九三式陸上攻撃機
九三式陸上攻撃機(きゅうさんしきりくじょうこうげきき)は、日本海軍の陸上攻撃機。設計・製造は三菱航空機。当初は双発の艦上攻撃機として開発されたが、後に陸上機とされた。日本海軍最初の大型陸上双発機であったが、少数の生産で終わった。海軍における記号はG1M1、三菱社内における記号は3MT5/3MT5A。
概要
[編集]1923年(大正12年)に成立したワシントン海軍軍縮条約の結果、日本海軍がそれまで抱いていた排水量1万2,500 t級の正規航空母艦建造の計画が覆り、さらに規模の大きな2万6,900 tの航空母艦「赤城」「加賀」が昭和2年から3年にかけて竣工することになった。こうした大型航空母艦が実現したことにより、従来考えられていた艦上機の規模を上回る大型の機体を艦上で運用できる可能性が生まれた。そこで海軍は1 tの魚雷または爆弾を搭載できる双発攻撃機の開発を計画し、1929年(昭和4年)12月、三菱に対し試作を発注した。三菱では当時イギリスから招聘中のブラックバーン社ペティ技師の指導の元、松原元、由比直一両技師を設計担当とした。しかし、海軍はこの設計には欠陥があると判定し、再計画が促されたため開発が遅延し、1932年(昭和7年)になってようやく試作第1号機が完成させられた。本機は、全幅が20 m近く、総重量は6 t以上の大型の複葉機で、エンジンは国産初の14気筒発動機A-4(後の金星旧型)を搭載していた。また、「赤城」「加賀」の艤装を改造することなく艦上で運用することが要求されていたため、寸法を極力従来機に合わせるべく主翼の折りたたみ機構をもっていた。

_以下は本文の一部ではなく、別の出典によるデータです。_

# Merricx/zksnake

Measured on AMD Instinct MI355X. Metric: BN254 G1 MSM throughput, higher is better.
Workload: dtype u32 limbs (254-bit modular integers)

## Files before the change

### zksnake_amd/csrc/host.hip

```cpp
#include <dirent.h>
#include <unistd.h>
#include <cstring>
#include <map>
#include <mutex>
#include <vector>
#include "common.hip.h"
#include "codec.hip.h"

extern "C" void zk_ntt_free_cache(void);
extern "C" void zk_msm_free_all(void);
extern "C" void zk_ntt_stream_released(void* stream);

namespace zkmi {

static std::mutex g_cache_mutex;
static std::multimap<size_t, void*> g_cache_free;
static std::map<void*, size_t> g_cache_live;
static size_t g_cache_bytes = 0;
static const size_t CACHE_BUDGET = 6ull << 30;
static const size_t CACHE_MAX_BLOCK = 2ull << 30;

int dev_alloc_cached(void** p, size_t bytes) {
    if (bytes == 0) bytes = 1;
    {
        std::lock_guard<std::mutex> lock(g_cache_mutex);
        auto it = g_cache_free.find(bytes);
        if (it != g_cache_free.end()) {
            *p = it->second;
            g_cache_free.erase(it);
            g_cache_bytes -= bytes;
            g_cache_live[*p] = bytes;
            return ZK_OK;
        }
    }
    hipError_t e = hipMalloc(p, bytes);
    if (e != hipSuccess) {
        dev_cache_release();
        e = hipMalloc(p, bytes);
    }
    if (e != hipSuccess) return fail(ZK_ERR_HIP, std::string("hipMalloc(") + std::to_string(bytes) + " bytes): " + hipGetErrorString(e));
    std::lock_guard<std::mutex> lock(g_cache_mutex);
    g_cache_live[*p] = bytes;
    return ZK_OK;
}

void dev_free_cached(void* p) {
    if (!p) return;
    size_t bytes = 0;
    {
        std::lock_guard<std::mutex> lock(g_cache_mutex);
        auto it = g_cache_live.find(p);
        if (it != g_cache_live.end()) {
            bytes = it->second;
            g_cache_live.erase(it);
            if (bytes <= CACHE_MAX_BLOCK && g_cache_bytes + bytes <= CACHE_BUDGET) {
                g_cache_free.emplace(bytes, p);
                g_cache_bytes += bytes;
                return;
            }
        }
    }
    (void)hipFree(p);
}

static std::vector<hipStream_t> g_stream_pool[2];
static std::multimap<size_t, void*> g_pinned_free;
static std::map<void*, size_t> g_pinned_live;

void dev_cache_release() {
    std::lock_guard<std::mutex> lock(g_cache_mutex);
    for (auto& kv : g_cache_free) (void)hipFree(kv.second);
    g_cache_free.clear();
    g_cache_bytes = 0;
    for (auto& pool : g_stream_pool) {
        for (hipStream_t st : pool) (void)hipStreamDestroy(st);
        pool.clear();
    }
    for (auto& kv : g_pinned_free) (void)hipHostFree(kv.second);
    g_pinned_free.clear();
}

int stream_acquire(bool high_priority, hipStream_t* out) {
    {
        std::lock_guard<std::mutex> lock(g_cache_mutex);
        auto& pool = g_stream_pool[high_priority ? 1 : 0];
        if (!pool.empty()) {
            *out = pool.back();
            pool.pop_back();
            return ZK_OK;
        }
    }
    int lo = 0, hi = 0;
    ZK_HIP(hipDeviceGetStreamPriorityRange(&lo, &hi));
    ZK_HIP(hipStreamCreateWithPriority(out, hipStreamDefault, high_priority ? hi : lo));
    return ZK_OK;
}

void stream_release(bool high_priority, hipStream_t st) {
    if (!st) return;
    std::lock_guard<std::mutex> lock(g_cache_mutex);
    auto& pool = g_stream_pool[high_priority ? 1 : 0];
    if (pool.size() < 32) pool.push_back(st);
    else (void)hipStreamDestroy(st);
}

int pinned_alloc_cached(void** p, size_t bytes) {
    {
        std::lock_guard<std::mutex> lock(g_cache_mutex);
        auto it = g_pinned_free.find(bytes);
        if (it != g_pinned_free.end()) {
            *p = it->second;
            g_pinned_free.erase(it);
            g_pinned_live[*p] = bytes;
            return ZK_OK;
        }
    }
    ZK_HIP(hipHostMalloc(p, bytes));
    std::lock_guard<std::mutex> lock(g_cache_mutex);
    g_pinned_live[*p] = bytes;
    return ZK_OK;
}

void pinned_free_cached(void* p) {
    if (!p) return;
    std::lock_guard<std::mutex> lock(g_cache_mutex);
    auto it = g_pinned_live.find(p);
    if (it != g_pinned_live.end() && g_pinned_free.size() < 64 && it->second <= (1u << 20)) {
        g_pinned_free.emplace(it->second, p);
        g_pinned_live.erase(it);
        return;
    }
    if (it != g_pinned_live.end()) g_pinned_live.erase(it);
    (void)hipHostFree(p);
}


template <class G>
static Affine<typename G::F> load_point(const uint64_t* src) {
    typedef typename G::F F;
    const uint32_t* w = reinterpret_cast<const uint32_t*>(src);
    Affine<F> p;
    p.x = F::from_canonical(w);
    p.y = F::from_canonical(w + F::LIMBS);
    return p;
}

template <class G>
static void store_point(uint64_t* dst, const Affine<typename G::F>& p) {
    typedef typename G::F F;
    uint32_t* w = reinterpret_cast<uint32_t*>(dst);
    F::to_canonical(w, p.x);
    F::to_canonical(w + F::LIMBS, p.y);
}

template <class G>
static Affine<typename G::HostF> load_point64(const uint64_t* src) {
    typedef typename G::HostF HF;
    const uint32_t* w = reinterpret_cast<const uint32_t*>(src);
    return {HF::from_canonical(w), HF::from_canonical(w + HF::LIMBS)};
}
template <class G>
static void store_point64(uint64_t* dst, const Affine<typename G::HostF>& p) {
    G::HostF::affine_to_canonical(p, dst);
}

template <class G>
static bool point_on_curve(const Affine<typename G::F>& p) {
    typedef typename G::F F;
    typename F::T b = F::from_canonical(CurveConsts<G>::b());
    return aff_on_curve<F>(p, b);
}

template <class FrP>
static void reduce_scalar(uint32_t* k, const uint64_t* scalar) {
    memcpy(k, scalar, FrP::W * 4);
    for (int r = 0; r < 10; ++r) {
        uint32_t t[FrP::W];
        if (fp_sub_mod_raw<FrP>(t, k)) break;
        memcpy(k, t, sizeof(t));
    }
}


template <class G>
static int compress_impl(const uint64_t* a, uint8_t* out) {
    int code = point_encode<G>(reinterpret_cast<const uint32_t*>(a), out);
    return code ? fail(ZK_ERR_POINT, codec_message(code)) : ZK_OK;
}

template <class G>
static int decompress_impl(const uint8_t* in, uint64_t* out) {
    int code = point_decode<G>(in, reinterpret_cast<uint32_t*>(out));
    return code ? fail(ZK_ERR_POINT, codec_message(code)) : ZK_OK;
}


template <class P>
static Fp<P> fr_root(uint64_t n) {
    int log_n = log2_u64(n);
    Fp<P> w = fp_const<P>(P::ROOT);
    for (int k = 0; k < P::TWO_ADICITY - log_n; ++k) w = fp_sqr<P>(w);
    return w;
}

template <class P>
static int lagrange_impl(uint64_t n_in, const uint64_t* tau_c, uint64_t* out) {
    uint64_t n = next_pow2_u64(n_in == 0 ? 1 : n_in);
    int log_n = log2_u64(n);
    if (log_n > P::TWO_ADICITY) return fail(ZK_ERR_DOMAIN, "Domain size is too large");
    Fp<P> tau = fp_from_canonical<P>(reinterpret_cast<const uint32_t*>(tau_c));
    Fp<P> w = fr_root<P>(n);
    Fp<P> tn = tau;
    for (int k = 0; k < log_n; ++k) tn = fp_sqr<P>(tn);
    Fp<P> z = fp_sub<P>(tn, fp_one<P>());
    uint32_t* o = reinterpret_cast<uint32_t*>(out);
    if (fp_is_zero<P>(z)) {
        Fp<P> cur = fp_one<P>();
        for (uint64_t i = 0; i < n; ++i) {
            Fp<P> v = fp_eq<P>(cur, tau) ? fp_one<P>() : fp_zero<P>();
            fp_to_canonical<P>(o + i * P::W, v);
            cur = fp_mul<P>(cur, w);
        }
        return ZK_OK;
    }
    uint32_t nn[P::W] = {0};
    nn[0] = (uint32_t)n;
    nn[1] = (uint32_t)(n >> 32);
    Fp<P> zn = fp_mul<P>(z, fp_inv<P>(fp_from_canonical<P>(nn)));
    std::vector<Fp<P>> den(n), pre(n), wi(n);
    Fp<P> cur = fp_one<P>(), run = fp_one<P>();
    for (uint64_t i = 0; i < n; ++i) {
        wi[i] = cur;
        den[i] = fp_sub<P>(tau, cur);
        pre[i] = run;
        run = fp_mul<P>(run, den[i]);
        cur = fp_mul<P>(cur, w);
    }
    Fp<P> inv = fp_inv<P>(run);
    for (uint64_t i = n; i-- > 0;) {
        Fp<P> di = fp_mul<P>(inv, pre[i]);
        inv = fp_mul<P>(inv, den[i]);
        Fp<P> l = fp_mul<P>(fp_mul<P>(zn, wi[i]), di);
        fp_to_canonical<P>(o + i * P::W, l);
    }
    return ZK_OK;
}

template <class P>
static int poly_eval_impl(uint64_t n, const uint64_t* coeffs, const uint64_t* x_c, uint64_t* out) {
    const uint32_t* c = reinterpret_cast<const uint32_t*>(coeffs);
    Fp<P> x = fp_from_canonical<P>(reinterpret_cast<const uint32_t*>(x_c));
    Fp<P> acc = fp_zero<P>();
    for (uint64_t i = n; i-- > 0;) acc = fp_add<P>(fp_mul<P>(acc, x), fp_from_canonical<P>(c + i * P::W));
    fp_to_canonical<P>(reinterpret_cast<uint32_t*>(out), acc);
    return ZK_OK;
}

template <class P>
static int poly_div_linear_impl(uint64_t n, const uint64_t* coeffs, const uint64_t* root_c, uint64_t* q, uint64_t* rem) {
    const uint32_t* c = reinterpret_cast<const uint32_t*>(coeffs);
    uint32_t* qo = reinterpret_cast<uint32_t*>(q);
    Fp<P> root = fp_from_canonical<P>(reinterpret_cast<const uint32_t*>(root_c));
    Fp<P> carry = fp_zero<P>();
    for (uint64_t i = n; i-- > 1;) {
        carry = fp_add<P>(fp_from_canonical<P>(c + i * P::W), fp_mul<P>(carry, root));
        fp_to_canonical<P>(qo + (i - 1) * P::W, carry);
    }
    Fp<P> r0 = n ? fp_add<P>(fp_from_canonical<P>(c), fp_mul<P>(carry, root)) : fp_zero<P>();
    fp_to_canonical<P>(reinterpret_cast<uint32_t*>(rem), r0);
    return ZK_OK;
}

template <class P>
static int grand_product_impl(uint64_t n, const uint64_t* num, const uint64_t* den, uint64_t* out) {
    const uint32_t* a = reinterpret_cast<const uint32_t*>(num);
    const uint32_t* b = reinterpret_cast<const uint32_t*>(den);
    uint32_t* o = reinterpret_cast<uint32_t*>(out);
    std::vector<Fp<P>> d(n), pre(n);
    Fp<P> run = fp_one<P>();
    for (uint64_t i = 0; i < n; ++i) {
        d[i] = fp_from_canonical<P>(b + i * P::W);
        if (fp_is_zero<P>(d[i])) return fail(ZK_ERR_ARG, "grand product: zero denominator");
        pre[i] = run;
        run = fp_mul<P>(run, d[i]);
    }
    Fp<P> inv = fp_inv<P>(run);
    for (uint64_t i = n; i-- > 0;) {
        Fp<P> di = fp_mul<P>(inv, pre[i]);
        inv = fp_mul<P>(inv, d[i]);
        d[i] = di;
    }
    Fp<P> acc = fp_one<P>();
    fp_to_canonical<P>(o, acc);
    for (uint64_t i = 0; i < n; ++i) {
        acc = fp_mul<P>(fp_mul<P>(acc, fp_from_canonical<P>(a + i * P::W)), d[i]);
        fp_to_canonical<P>(o + (i + 1) * P::W, acc);
    }
    return ZK_OK;
}

template <class P>
static int scale_add_impl(uint64_t n, uint64_t* acc, const uint64_t* x, const uint64_t* s_c) {
    uint32_t* a = reinterpret_cast<uint32_t*>(acc);
    const uint32_t* xs = reinterpret_cast<const uint32_t*>(x);
    Fp<P> s = fp_from_canonical<P>(reinterpret_cast<const uint32_t*>(s_c));
    for (uint64_t i = 0; i < n; ++i) {
        Fp<P> v = fp_add<P>(fp_from_canonical<P>(a + i * P::W), fp_mul<P>(s, fp_from_canonical<P>(xs + i * P::W)));
        fp_to_canonical<P>(a + i * P::W, v);
    }
    return ZK_OK;
}

static int g_device = -1;

constexpr int ZK_WANT_HW_QUEUES = 12;
static std::mutex g_queue_mu;
static int g_queue_status = -1, g_queue_count = 0;

static bool hip_runtime_started() {
    if (const char* t = getenv("ZKMI_TEST_RUNTIME_STARTED")) return atoi(t) != 0;
    DIR* d = opendir("/proc/self/fd");
    if (!d) return false;
    bool found = false;
    char path[64], target[256];
    while (struct dirent* e = readdir(d)) {
        if (e->d_name[0] == '.') continue;
        snprintf(path, sizeof(path), "/proc/self/fd/%s", e->d_name);
        const ssize_t k = readlink(path, target, sizeof(target) - 1);
        if (k <= 0) continue;
        target[k] = 0;
        if (strcmp(target, "/dev/kfd") == 0) { found = true; break; }
    }
    closedir(d);
    return found;
}

static int hw_queues_prepare(int* queues) {
    std::lock_guard<std::mutex> lock(g_queue_mu);
    if (g_queue_status < 0) {
        const bool started = hip_runtime_started();
        const char* env = getenv("GPU_MAX_HW_QUEUES");
        if (env && *env) {
            g_queue_count = atoi(env);
            const char* ours = getenv("ZKMI_HW_QUEUES_SET_BY_LIBRARY");
            g_queue_status = (ours && *ours == '1' && g_queue_count == ZK_WANT_HW_QUEUES) ? ZK_QUEUES_SET_BY_LIBRARY : ZK_QUEUES_CALLER;
        } else if (!started) {
            char v[16];
            snprintf(v, sizeof(v), "%d", ZK_WANT_HW_QUEUES);
            setenv("GPU_MAX_HW_QUEUES", v, 0);
            setenv("ZKMI_HW_QUEUES_SET_BY_LIBRARY", "1", 1);
            g_queue_count = ZK_WANT_HW_QUEUES;
            g_queue_status = ZK_QUEUES_SET_BY_LIBRARY;
        } else {
            g_queue_count = 0;
            g_queue_status = ZK_QUEUES_TOO_LATE;
        }
    }
    if (queues) *queues = g_queue_count;
    return g_queue_status;
}

__global__ void spin_kernel(uint64_t ticks) {
    const uint64_t t0 = wall_clock64();
    while (wall_clock64() - t0 < ticks) {}
}

}

using namespace zkmi;

extern "C" {

int zk_device_count(void) {
    int n = 0;
    if (hipGetDeviceCount(&n) != hipSuccess) return 0;
    return n;
}

int zk_hw_queues_prepare(int* queues) { return hw_queues_prepare(queues); }

int zk_init(int device) {
    (void)hw_queues_prepare(nullptr);
    int n = zk_device_count();
    if (n <= 0) return fail(ZK_ERR_HIP, "no HIP device visible: libzkmi has no CPU fallback");
    if (device < 0 || device >= n) return fail(ZK_ERR_ARG, "device index out of range");
    ZK_HIP(hipSetDevice(device));
    g_device = device;
    return ZK_OK;
}

int zk_init_ex(int device, int* queue_status, int* queues) {
    const int st = hw_queues_prepare(queues);
    if (queue_status) *queue_status = st;
    return zk_init(device);
}

int zk_debug_spin_dev(void* stream, uint64_t microseconds) {
    hipLaunchKernelGGL(spin_kernel, dim3(1), dim3(64), 0, (hipStream_t)stream, microseconds * 100ull);
    ZK_HIP(hipGetLastError());
    return ZK_OK;
}

int zk_shutdown(void) {
    zk_msm_free_all();
    zk_ntt_free_cache();
    dev_cache_release();
    return ZK_OK;
}

int zk_dev_alloc(uint64_t bytes, void** d_ptr) {
    return dev_alloc_cached(d_ptr, bytes ? bytes : 1);
}
int zk_dev_free(void* d_ptr) {
    ZK_HIP(hipDeviceSynchronize());
    dev_free_cached(d_ptr);
    return ZK_OK;
}
int zk_dev_upload(void* d_dst, const void* h_src, uint64_t bytes) {
    if (bytes) ZK_HIP(hipMemcpy(d_dst, h_src, bytes, hipMemcpyHostToDevice));
    return ZK_OK;
// ... 189 lines not shown
```

### zksnake_amd/csrc/msm_impl.hip.h

```cpp
#pragma once
#include <algorithm>
#include <chrono>
#include <memory>
#include <vector>
#include "common.hip.h"
#include "msm_plan.h"
#include "pair.hip.h"
#include "setup_impl.hip.h"
#include "codec.hip.h"
#include "glv_params.h"

#include "msm_common.hip.h"
#include "msm_accumulate.hip.h"
#include "msm_reduce.hip.h"
#include "msm_host_tail.h"

namespace zkmi {
using mem::DevBuf;

#if defined(ZK_GROUP) && (!defined(ZK_PART) || ZK_PART == 0)
extern template __global__ void accumulate_kernel<ZK_GROUP>(const uint32_t*, const uint32_t*, const uint32_t*, const uint32_t*, uint32_t, uint32_t, uint32_t, uint32_t*, uint32_t*);
extern template __global__ void accumulate_split_kernel<ZK_GROUP>(const uint32_t*, const uint32_t*, const uint32_t*, const uint32_t*, uint32_t, uint32_t, uint32_t, uint32_t*, uint32_t*);
extern template __global__ void bases_to_mont_kernel<ZK_GROUP>(const uint32_t*, uint64_t, uint32_t*, int);
extern template __global__ void combine_kernel<ZK_GROUP>(const uint32_t*, const uint32_t*, uint32_t, uint32_t, const uint32_t*, const uint32_t*, uint32_t*);
extern template __global__ void strided_sum_kernel<ZK_GROUP>(const uint32_t*, uint32_t*, SumJob, SumJob, uint32_t);
extern template __global__ void weighted_sum_kernel<ZK_GROUP>(const uint32_t*, uint32_t, uint32_t, const uint32_t*, uint32_t, uint32_t*);
ZK_SETUP_EXTERN_TEMPLATES(ZK_GROUP)
ZK_CODEC_EXTERN_TEMPLATES(ZK_GROUP)
#endif

#if !defined(ZK_PART) || ZK_PART == 0

template <class G>
static int precompute_table(uint32_t* table, uint64_t n, int c, int w_first, int w_count) {
    typedef typename G::F F;
    constexpr int AW = 2 * F::LIMBS, XW = 4 * F::LIMBS;
    if (w_first == 0 && w_count == 1) return ZK_OK;
    DevBuf temp_buf;
    ZK_HIP_RC(temp_buf.alloc(n * XW * 4));
    uint32_t* const temp = temp_buf.as();
    const unsigned blocks = (unsigned)((n + 255) / 256);
    const unsigned nblocks = (unsigned)((n + (uint64_t)NORM_THREADS * NORM_E - 1) / ((uint64_t)NORM_THREADS * NORM_E));
    hipLaunchKernelGGL(dbl_rows_kernel<G>, dim3(blocks), dim3(256), 0, 0, temp, n, c * w_first, (const uint32_t*)table);
    if (w_first > 0) hipLaunchKernelGGL(normalize_kernel<G>, dim3(nblocks), dim3(NORM_THREADS), 0, 0, temp, n, table, 0);
    for (int k = 1; k < w_count; ++k) {
        hipLaunchKernelGGL(dbl_rows_kernel<G>, dim3(blocks), dim3(256), 0, 0, temp, n, c, (const uint32_t*)nullptr);
        hipLaunchKernelGGL(normalize_kernel<G>, dim3(nblocks), dim3(NORM_THREADS), 0, 0, temp, n, table + (size_t)k * n * AW, 0);
    }
    ZK_HIP(hipGetLastError());
    ZK_HIP(hipDeviceSynchronize());
    return ZK_OK;
}
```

テストをしてみたところ、方向安定性が不足している上、エンジンが機体の重量と比べてアンダーパワー気味であった。また、機体が大きいため空母で運用するには不都合な点が多いことが判明した。そこで、海軍では改修を指示するとともに、本機を艦上で運用することを諦め、九三式陸上攻撃機として採用することにした。
しかし、改修に長期間かけている内に本機は旧式化してしまい、高性能の九試陸上攻撃機(後の九六式陸上攻撃機)の実用化に目処がついたため生産機数は試作機を含めて11機(14機という説もあり)に留まった。生産機は館山海軍航空隊に配備され、双発機用の訓練機として利用された。
問題点
[編集]九三式陸攻は大型航空母艦用の大型双発艦上機を目的とした機だったが、艦載の実用の域に達せずに姿を消した。このような大型艦上機が設計された理由は、このころの連合艦隊が要望していた要求仕様が「艦上攻撃機は数トンの爆弾を搭載して数時間の航続時間をもつべき」とされたからだった。当時、この要求で設計してみると、航空母艦搭載機数が減ってしまう双発機でなければ実現できず、しかも複葉式でなければ実現できなかった[1]。
設計は、帰国した英国人技師が三菱に残していった車輪式の双発複葉陸上機設計に従い、全幅22 m、全長15 mの大型機が試作された。翼は折りたためるが、はたして航空母艦の艦上機として使えるのか疑問がもたれた。大きすぎる、といわれ大きさを切り貼りして改造してみたが飛行特性が不良となり、結局やむを得ず元の設計に戻した。相当の検討をした基礎設計を、引き継いだ若い国内設計者が原設計者に相談もせず、大した深い考えもなく簡単に設計変更し似て非なるものをでっちあげて失敗し、結局元に戻したことになり、海軍では以後、ユーモラスな教訓として話題にされた[1]。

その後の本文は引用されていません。